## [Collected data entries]
-- Opening Marker --
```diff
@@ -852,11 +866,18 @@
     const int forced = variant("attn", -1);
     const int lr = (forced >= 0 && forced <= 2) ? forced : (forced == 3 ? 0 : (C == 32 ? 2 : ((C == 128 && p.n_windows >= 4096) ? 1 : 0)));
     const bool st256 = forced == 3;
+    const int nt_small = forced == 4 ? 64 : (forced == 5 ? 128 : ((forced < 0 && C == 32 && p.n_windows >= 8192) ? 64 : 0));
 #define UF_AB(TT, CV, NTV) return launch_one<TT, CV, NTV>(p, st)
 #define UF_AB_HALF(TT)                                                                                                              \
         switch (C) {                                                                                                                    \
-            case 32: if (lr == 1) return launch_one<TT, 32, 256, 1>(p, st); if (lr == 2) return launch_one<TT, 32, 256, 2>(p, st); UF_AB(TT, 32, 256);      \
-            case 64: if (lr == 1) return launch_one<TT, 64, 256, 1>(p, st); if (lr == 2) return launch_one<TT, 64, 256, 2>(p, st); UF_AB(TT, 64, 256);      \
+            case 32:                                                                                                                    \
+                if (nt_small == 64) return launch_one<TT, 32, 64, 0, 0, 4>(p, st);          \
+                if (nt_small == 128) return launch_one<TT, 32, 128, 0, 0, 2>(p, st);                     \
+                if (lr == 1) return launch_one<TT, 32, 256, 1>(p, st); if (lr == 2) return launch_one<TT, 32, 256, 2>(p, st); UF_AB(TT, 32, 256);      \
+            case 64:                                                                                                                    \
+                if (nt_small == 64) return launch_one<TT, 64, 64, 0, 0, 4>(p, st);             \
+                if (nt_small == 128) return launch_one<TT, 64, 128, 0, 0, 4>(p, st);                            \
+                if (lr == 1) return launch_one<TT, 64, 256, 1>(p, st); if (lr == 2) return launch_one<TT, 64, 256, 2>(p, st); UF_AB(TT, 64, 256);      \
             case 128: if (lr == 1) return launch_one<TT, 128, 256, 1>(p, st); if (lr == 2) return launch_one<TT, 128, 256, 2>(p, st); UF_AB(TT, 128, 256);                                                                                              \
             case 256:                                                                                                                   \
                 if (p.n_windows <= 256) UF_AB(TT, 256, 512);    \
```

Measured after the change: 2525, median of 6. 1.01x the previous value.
-- Closing Marker --
-- Opening Marker --
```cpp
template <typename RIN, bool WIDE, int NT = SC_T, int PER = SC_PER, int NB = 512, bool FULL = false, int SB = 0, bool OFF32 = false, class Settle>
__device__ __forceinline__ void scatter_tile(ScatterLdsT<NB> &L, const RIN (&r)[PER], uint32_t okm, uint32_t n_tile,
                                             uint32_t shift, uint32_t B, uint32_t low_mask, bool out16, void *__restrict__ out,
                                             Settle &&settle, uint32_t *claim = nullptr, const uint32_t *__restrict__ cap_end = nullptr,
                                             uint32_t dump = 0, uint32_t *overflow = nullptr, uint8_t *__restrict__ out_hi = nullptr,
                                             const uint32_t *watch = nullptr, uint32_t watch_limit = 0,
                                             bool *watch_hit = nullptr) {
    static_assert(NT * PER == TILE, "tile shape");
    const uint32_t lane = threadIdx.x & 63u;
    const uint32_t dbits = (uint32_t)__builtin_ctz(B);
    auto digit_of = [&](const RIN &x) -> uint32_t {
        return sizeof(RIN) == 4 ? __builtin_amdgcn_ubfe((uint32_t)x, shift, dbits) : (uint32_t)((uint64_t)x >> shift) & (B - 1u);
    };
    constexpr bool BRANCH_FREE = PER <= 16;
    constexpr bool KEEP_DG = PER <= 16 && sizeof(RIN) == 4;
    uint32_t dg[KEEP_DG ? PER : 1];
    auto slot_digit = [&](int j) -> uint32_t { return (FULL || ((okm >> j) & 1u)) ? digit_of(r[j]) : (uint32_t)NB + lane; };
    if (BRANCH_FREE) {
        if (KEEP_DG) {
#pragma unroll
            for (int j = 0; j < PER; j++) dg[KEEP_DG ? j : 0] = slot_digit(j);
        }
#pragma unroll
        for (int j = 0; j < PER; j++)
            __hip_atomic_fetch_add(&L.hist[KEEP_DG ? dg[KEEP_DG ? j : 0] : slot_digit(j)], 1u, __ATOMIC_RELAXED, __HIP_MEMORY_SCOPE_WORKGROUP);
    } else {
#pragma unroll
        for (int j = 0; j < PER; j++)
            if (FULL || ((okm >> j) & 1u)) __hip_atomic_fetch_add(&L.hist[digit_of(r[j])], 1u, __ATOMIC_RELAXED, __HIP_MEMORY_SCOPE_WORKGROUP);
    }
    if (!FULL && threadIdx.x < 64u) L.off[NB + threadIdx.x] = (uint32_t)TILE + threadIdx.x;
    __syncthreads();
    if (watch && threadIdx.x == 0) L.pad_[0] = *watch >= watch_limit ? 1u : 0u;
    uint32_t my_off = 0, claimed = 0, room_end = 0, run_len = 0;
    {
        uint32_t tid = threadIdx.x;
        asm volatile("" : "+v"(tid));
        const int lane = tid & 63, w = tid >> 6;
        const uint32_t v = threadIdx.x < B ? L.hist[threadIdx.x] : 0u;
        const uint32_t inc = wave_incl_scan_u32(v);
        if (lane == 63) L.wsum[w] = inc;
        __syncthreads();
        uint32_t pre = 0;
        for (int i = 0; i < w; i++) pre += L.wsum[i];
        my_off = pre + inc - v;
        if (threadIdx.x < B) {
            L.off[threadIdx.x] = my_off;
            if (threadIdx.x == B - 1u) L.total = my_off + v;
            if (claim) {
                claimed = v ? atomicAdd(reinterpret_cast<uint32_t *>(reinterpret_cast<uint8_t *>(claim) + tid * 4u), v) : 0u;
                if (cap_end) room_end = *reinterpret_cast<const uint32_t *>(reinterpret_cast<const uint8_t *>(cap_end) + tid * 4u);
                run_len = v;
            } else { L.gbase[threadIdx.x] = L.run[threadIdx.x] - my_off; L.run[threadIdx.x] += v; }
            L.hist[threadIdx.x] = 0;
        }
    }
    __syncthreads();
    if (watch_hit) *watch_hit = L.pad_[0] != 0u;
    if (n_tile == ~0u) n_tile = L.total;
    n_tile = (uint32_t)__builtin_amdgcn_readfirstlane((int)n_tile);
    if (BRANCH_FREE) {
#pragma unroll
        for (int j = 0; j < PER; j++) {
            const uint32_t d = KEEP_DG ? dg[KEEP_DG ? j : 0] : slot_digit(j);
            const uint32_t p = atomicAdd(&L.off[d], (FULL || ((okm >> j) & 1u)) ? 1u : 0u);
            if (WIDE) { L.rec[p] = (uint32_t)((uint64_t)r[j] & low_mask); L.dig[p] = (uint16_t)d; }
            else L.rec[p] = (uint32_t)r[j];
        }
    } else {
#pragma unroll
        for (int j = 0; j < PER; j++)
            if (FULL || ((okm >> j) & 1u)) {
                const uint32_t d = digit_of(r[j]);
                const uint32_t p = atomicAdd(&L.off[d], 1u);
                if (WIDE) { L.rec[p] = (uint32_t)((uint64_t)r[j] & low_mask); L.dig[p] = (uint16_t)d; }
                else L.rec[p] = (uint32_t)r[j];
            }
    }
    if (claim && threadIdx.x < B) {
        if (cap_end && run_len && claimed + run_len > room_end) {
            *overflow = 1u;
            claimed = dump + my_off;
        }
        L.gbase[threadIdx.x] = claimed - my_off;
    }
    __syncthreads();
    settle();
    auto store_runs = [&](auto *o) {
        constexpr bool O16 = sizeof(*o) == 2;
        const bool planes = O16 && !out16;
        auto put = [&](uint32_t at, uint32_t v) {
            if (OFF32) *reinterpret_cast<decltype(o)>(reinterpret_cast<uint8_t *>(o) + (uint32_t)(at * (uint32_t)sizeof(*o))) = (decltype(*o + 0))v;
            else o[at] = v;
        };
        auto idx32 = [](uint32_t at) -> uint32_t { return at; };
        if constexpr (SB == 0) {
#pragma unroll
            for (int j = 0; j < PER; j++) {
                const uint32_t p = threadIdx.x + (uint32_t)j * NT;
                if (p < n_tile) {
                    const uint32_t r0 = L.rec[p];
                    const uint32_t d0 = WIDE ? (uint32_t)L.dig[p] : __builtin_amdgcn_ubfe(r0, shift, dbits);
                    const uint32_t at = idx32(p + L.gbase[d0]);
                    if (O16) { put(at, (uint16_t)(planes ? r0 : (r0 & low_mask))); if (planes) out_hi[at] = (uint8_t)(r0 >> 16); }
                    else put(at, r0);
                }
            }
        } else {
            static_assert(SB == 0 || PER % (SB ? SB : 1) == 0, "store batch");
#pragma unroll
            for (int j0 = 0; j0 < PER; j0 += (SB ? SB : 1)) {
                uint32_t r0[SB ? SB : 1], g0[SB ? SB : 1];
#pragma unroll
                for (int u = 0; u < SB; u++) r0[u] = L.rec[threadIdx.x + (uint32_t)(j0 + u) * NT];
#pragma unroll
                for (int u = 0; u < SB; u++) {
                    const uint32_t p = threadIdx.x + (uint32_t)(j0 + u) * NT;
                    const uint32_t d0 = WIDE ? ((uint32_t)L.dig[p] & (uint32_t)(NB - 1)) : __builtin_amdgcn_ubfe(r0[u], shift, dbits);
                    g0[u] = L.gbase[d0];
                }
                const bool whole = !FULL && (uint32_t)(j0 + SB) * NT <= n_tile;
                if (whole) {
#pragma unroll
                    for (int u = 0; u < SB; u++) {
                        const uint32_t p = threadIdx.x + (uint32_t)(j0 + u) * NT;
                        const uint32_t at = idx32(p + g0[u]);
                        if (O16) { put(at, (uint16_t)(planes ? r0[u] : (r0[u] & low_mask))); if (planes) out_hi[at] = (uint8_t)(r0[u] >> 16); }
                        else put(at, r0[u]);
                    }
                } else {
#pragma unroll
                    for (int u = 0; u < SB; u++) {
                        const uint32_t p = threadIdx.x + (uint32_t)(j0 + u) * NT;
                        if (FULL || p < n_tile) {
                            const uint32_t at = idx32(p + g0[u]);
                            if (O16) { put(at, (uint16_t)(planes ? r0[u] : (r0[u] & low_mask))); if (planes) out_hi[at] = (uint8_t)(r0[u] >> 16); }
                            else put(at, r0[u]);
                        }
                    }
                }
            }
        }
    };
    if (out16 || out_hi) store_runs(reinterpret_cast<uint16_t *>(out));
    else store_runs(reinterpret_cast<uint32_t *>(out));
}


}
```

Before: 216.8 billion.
-- Closing Marker --
## [EXERCISE INSTRUCTIONS]
Scan the entries above for the word "hist" and collect each line holding it.

## [ANSWER SECTION]
            __hip_atomic_fetch_add(&L.hist[KEEP_DG ? dg[KEEP_DG ? j : 0] : slot_digit(j)], 1u, __ATOMIC_RELAXED, __HIP_MEMORY_SCOPE_WORKGROUP);
            if (FULL || ((okm >> j) & 1u)) __hip_atomic_fetch_add(&L.hist[digit_of(r[j])], 1u, __ATOMIC_RELAXED, __HIP_MEMORY_SCOPE_WORKGROUP);
        const uint32_t v = threadIdx.x < B ? L.hist[threadIdx.x] : 0u;
            L.hist[threadIdx.x] = 0;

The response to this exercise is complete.